#### [Assigned task]
Go through the material below and return each line with the string "ghead" in it.
-=-=-=-=-
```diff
diff --git a/wordpiece_amd/csrc/trie.h b/wordpiece_amd/csrc/trie.h
--- a/wordpiece_amd/csrc/trie.h
+++ b/wordpiece_amd/csrc/trie.h
@@ -144,6 +144,25 @@
   rng_hi[m] = lo;
 }
 
+__device__ __forceinline__ void trie_token_range_in_list(const uint32_t *__restrict__ node_of_entry, uint32_t tok_node,
+                                                         uint32_t tok_subtree, uint32_t glo, uint32_t &rng_lo, uint32_t &rng_hi) {
+  const uint32_t base = rng_lo, ghi = glo + (rng_hi - base);
+  const uint32_t a = tok_node, b = a + tok_subtree;
+  uint32_t lo = glo, hi = ghi;
+  while (lo < hi) {
+    const uint32_t md = lo + ((hi - lo) >> 1);
+    if (node_of_entry[md] < a) lo = md + 1; else hi = md;
+  }
+  const uint32_t first = lo;
+  hi = ghi;
+  while (lo < hi) {
+    const uint32_t md = lo + ((hi - lo) >> 1);
+    if (node_of_entry[md] < b) lo = md + 1; else hi = md;
+  }
+  rng_lo = base + (first - glo);
+  rng_hi = base + (lo - glo);
+}
+
 __global__ __launch_bounds__(kBlock) void trie_token_range_list_kernel(const uint32_t *__restrict__ node_of_entry,
                                                                        const uint32_t *__restrict__ tok_node,
                                                                        const uint32_t *__restrict__ tok_subtree, int M,
@@ -155,21 +174,10 @@
   if (m >= M || !rng_long[m]) return;
   const uint32_t g = tok_group[m];
   if (g == kClaimNoGroup) return;
-  const uint32_t base = rng_lo[m], glo = ghead[g], ghi = glo + (rng_hi[m] - base);
-  const uint32_t a = tok_node[m], b = a + tok_subtree[m];
-  uint32_t lo = glo, hi = ghi;
-  while (lo < hi) {
-    const uint32_t md = lo + ((hi - lo) >> 1);
-    if (node_of_entry[md] < a) lo = md + 1; else hi = md;
-  }
-  const uint32_t first = lo;
-  hi = ghi;
-  while (lo < hi) {
-    const uint32_t md = lo + ((hi - lo) >> 1);
-    if (node_of_entry[md] < b) lo = md + 1; else hi = md;
-  }
-  rng_lo[m] = base + (first - glo);
-  rng_hi[m] = base + (lo - glo);
+  uint32_t lo = rng_lo[m], hi = rng_hi[m];
+  trie_token_range_in_list(node_of_entry, tok_node[m], tok_subtree[m], ghead[g], lo, hi);
+  rng_lo[m] = lo;
+  rng_hi[m] = hi;
 }
 
 }
```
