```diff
+int64_t vocoder_packed_row_cap(const Model& m, int hop) {
+    const sc_config& c = m.cfg;
+    const int nk = c.voc_num_resblock_kernels;
+    if (nk != 3) return 0;
+    static const bool voc_ps = knob::value("SC_VOC_PS", 1) != 0;
+    static const bool voc_mrf = knob::value("SC_VOC_MRF", 1) != 0;
+    int64_t per_row = (int64_t)hop * 4;
+    per_row = std::max<int64_t>(per_row, (int64_t)(c.voc_embedding_dim + c.voc_lang_embedding_dim + c.voc_spkr_embedding_dim) * 4);
+    int rate = 1;
+    for (int i = 0; i < c.voc_num_upsamples; ++i) {
+        const ConvT& up = m.voc_ups[i];
+        rate *= up.stride;
+        const int ch = up.cout;
+        per_row = std::max<int64_t>(per_row, (int64_t)(rate + 1) * std::max(ch, 2) * 4);
+        bool same = true, pairs = true;
+        for (int j = 0; j < nk; ++j) {
+            const ResBlock& r = m.voc_res[i * nk + j];
+            for (size_t d = 0; d < r.dil.size(); ++d) {
+                const Conv &c1 = r.convs1[d], &c2 = r.convs2[d];
+                same = same && c1.cin == ch && c1.cout == ch && c2.cin == ch && c2.cout == ch && (c1.k & 1) && (c2.k & 1);
+                pairs = pairs && c2.k == c1.k && resblock_pair_supported(ch, c1.k, r.dil[d]);
+            }
+        }
+        if (!same) return 0;
+        bool wide = voc_ps && ch >= 128 && ch % 32 == 0;
+        for (int j = 0; j < nk && wide; ++j) {
+            const ResBlock& r = m.voc_res[i * nk + j];
+            for (size_t d = 0; d < r.dil.size(); ++d) wide = wide && r.convs1[d].kpad == ch * r.convs1[d].k && r.convs2[d].kpad == ch * r.convs2[d].k;
+        }
+        if (wide) continue;
+        int k[3], dil[9];
+        bool mrf = voc_mrf;
+        for (int j = 0; j < nk && mrf; ++j) {
+            const ResBlock& r = m.voc_res[i * nk + j];
+            mrf = r.dil.size() == 3;
+            for (int d = 0; d < 3 && mrf; ++d) {
+                mrf = r.convs1[d].k == r.convs1[0].k && r.convs2[d].k == r.convs1[d].k;
+                dil[j * 3 + d] = r.dil[d];
+            }
+            if (mrf) k[j] = r.convs1[0].k;
+        }
+        if (mrf && mrf_fused_supported(ch, k, dil)) continue;
+        if (!pairs) return 0;
+    }
+    return ((1ll << 31) - 1) / per_row - c.voc_num_upsamples - 64;
+}
+
+void vocoder_tile_tables(const Model& m, PackedItems& pk) {
+    const sc_config& c = m.cfg;
+    const int nk = c.voc_num_resblock_kernels;
+    pk.tabs.assign((size_t)4 * c.voc_num_upsamples * (pk.n + 1), 0);
+    int rate = 1;
+    for (int i = 0; i < c.voc_num_upsamples; ++i) {
+        rate *= m.voc_ups[i].stride;
+        int k[3] = {1, 1, 1}, dil[9] = {1, 1, 1, 1, 1, 1, 1, 1, 1};
+        bool mrf = nk == 3;
+        for (int j = 0; j < nk && j < 3; ++j) {
+            const ResBlock& r = m.voc_res[i * nk + j];
+            if (r.convs1.empty()) continue;
+            k[j] = r.convs1[0].k;
+            mrf = mrf && r.dil.size() == 3;
+            for (size_t d = 0; d < r.dil.size() && d < 3; ++d) dil[j * 3 + d] = r.dil[d];
+            if ((k[j] & 1) == 0 || resblock_pair_tile_rows(k[j]) < 1) continue;
+            const std::vector<int> t = packed_tile_first(pk.off, rate, resblock_pair_tile_rows(k[j]));
+            std::copy(t.begin(), t.end(), pk.tabs.begin() + (size_t)(4 * i + j) * (pk.n + 1));
+        }
+        if (mrf && mrf_fused_supported(m.voc_ups[i].cout, k, dil)) {
+            const std::vector<int> t = packed_tile_first(pk.off, rate, mrf_tile_rows(k, dil));
+            std::copy(t.begin(), t.end(), pk.tabs.begin() + (size_t)(4 * i + 3) * (pk.n + 1));
+        }
+    }
+}
+
+}
+
+std::vector<int> plan_packed_groups(const std::vector<int>& need, int64_t budget_rows) {
+    std::vector<int> first;
+    int64_t rows = 0;
+    for (int i = 0; i < (int)need.size(); ++i) {
+        if (i == 0 || rows + need[i] > budget_rows) {
+            first.push_back(i);
+            rows = 0;
+        }
+        rows += need[i];
+    }
+    first.push_back((int)need.size());
+    return first;
+}
+
+std::vector<int> packed_tile_first(const std::vector<int>& off, int mul, int tile_rows) {
+    std::vector<int> first(off.size(), 0);
+    for (size_t i = 0; i + 1 < off.size(); ++i) {
+        const int64_t tiles = ((int64_t)(off[i + 1] - off[i]) * mul + tile_rows - 1) / tile_rows;
+        SC_CHECK(first[i] + tiles < (1ll << 31), "packed items: %lld tiles", (long long)(first[i] + tiles));
+        first[i + 1] = first[i] + (int)tiles;
+    }
+    return first;
 }
 
 __global__ void embed_rows_f16_kernel(const int* __restrict__ idx, const __half* __restrict__ table, int E, float* __restrict__ out) {
@@ -659,6 +788,7 @@
     const sc_config& c = m.cfg;
     SC_CHECK(c.has_vocoder, "sc_vocode: the model was loaded without a vocoder");
     prof::set_tag("voc");
+    m.last_vocoder_packed_groups = 0;
     SC_CHECK(n > 0 && T > 0, "sc_vocode: empty batch");
     for (int i = 0; i < n; ++i) {
         SC_CHECK(h_lang[i] >= 0 && h_lang[i] < c.voc_num_langs, "sc_vocode: lang index %d out of range", h_lang[i]);
@@ -685,6 +815,54 @@
     const int halo = vocoder_halo_units(m);
     std::vector<int> need(n);
     for (int i = 0; i < n; ++i) need[i] = std::min(T, h_unit_lens[i] + halo);
+    {
+        static const bool want_packed = knob::value("SC_VOC_PACKED", 1) != 0;
+        static const int pack_rows = std::max(1, knob::value("SC_VOC_PACK_ROWS", 49152));
+        const int64_t cap = vocoder_packed_row_cap(m, hop);
+        const int64_t budget = std::min<int64_t>(pack_rows, cap);
+        bool packed = want_packed && cap > 0 && g_force_general_gemm.load(std::memory_order_relaxed) == 0;
+        for (int i = 0; i < n && packed; ++i) packed = need[i] <= cap;
+        if (packed) {
+            SC_HIP(hipMemsetAsync(d_wav, 0, (size_t)n * T * hop * sizeof(float), m.stream));
+            const std::vector<int> first = plan_packed_groups(need, budget);
+            std::vector<std::vector<int32_t>> staging;
+            staging.reserve(first.size() - 1);
+            int64_t rows_done = 0;
+            for (size_t g = 0; g + 1 < first.size(); ++g) {
+                const int i0 = first[g], ng = first[g + 1] - first[g];
+                PackedItems pk;
+                pk.n = ng;
+                pk.off.assign(ng + 1, 0);
+                for (int gi = 0; gi < ng; ++gi) pk.off[gi + 1] = pk.off[gi] + need[i0 + gi];
+                const int R = pk.rows();
+                rows_done += R;
+                vocoder_tile_tables(m, pk);
+                const size_t n_tab = pk.tabs.size();
+                staging.emplace_back((size_t)(ng + 1) + n_tab + 3 * (size_t)ng + R);
+                std::vector<int32_t>& h = staging.back();
+                int32_t* w = h.data();
+                w = std::copy(pk.off.begin(), pk.off.end(), w);
+                w = std::copy(pk.tabs.begin(), pk.tabs.end(), w);
+                for (int gi = 0; gi < ng; ++gi) w[gi] = h_lang[i0 + gi], w[ng + gi] = h_spkr[i0 + gi], w[2 * ng + gi] = i0 + gi;
+                w += 3 * ng;
+                for (int gi = 0; gi < ng; ++gi) w = std::copy(h_units + (size_t)(i0 + gi) * T, h_units + (size_t)(i0 + gi) * T + need[i0 + gi], w);
+                Buf<int> d_all(m.pp(), h.size());
+                SC_HIP(hipMemcpyAsync(d_all.get(), h.data(), h.size() * 4, hipMemcpyHostToDevice, m.stream));
+                pk.d_off = d_all.get();
+                pk.d_tabs = pk.d_off + (ng + 1);
+                const int* d_lang = pk.d_tabs + n_tab;
+                const int* d_item = d_lang + 2 * ng;
+                const int* d_units = d_item + ng;
+                Buf<float> gw(m.pp(), (size_t)R * hop);
+                vocode_batch(m, d_units, d_lang, d_lang + ng, ng, pk.longest(), gw, &pk);
+                launch_scatter_items(gw, pk.d_off, d_item, ng, hop, pk.longest() * hop, (int64_t)T * hop, d_wav, m.stream);
+            }
+            m.last_vocoder_unit_rows = rows_done;
+            m.last_vocoder_packed_groups = (int)first.size() - 1;
+            SC_HIP(hipStreamSynchronize(m.stream));
+            return;
+        }
+    }
     static const int group_overhead = std::max(0, knob::value("SC_VOC_GROUP_OVERHEAD", 250));
     const std::vector<std::vector<int>> groups = plan_length_groups(need, group_overhead, max_groups);
     SC_HIP(hipMemsetAsync(d_wav, 0, (size_t)n * T * hop * sizeof(float), m.stream));
```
-=-=-=-=-
#### [Task result]
-  const uint32_t base = rng_lo[m], glo = ghead[g], ghi = glo + (rng_hi[m] - base);
+  trie_token_range_in_list(node_of_entry, tok_node[m], tok_subtree[m], ghead[g], lo, hi);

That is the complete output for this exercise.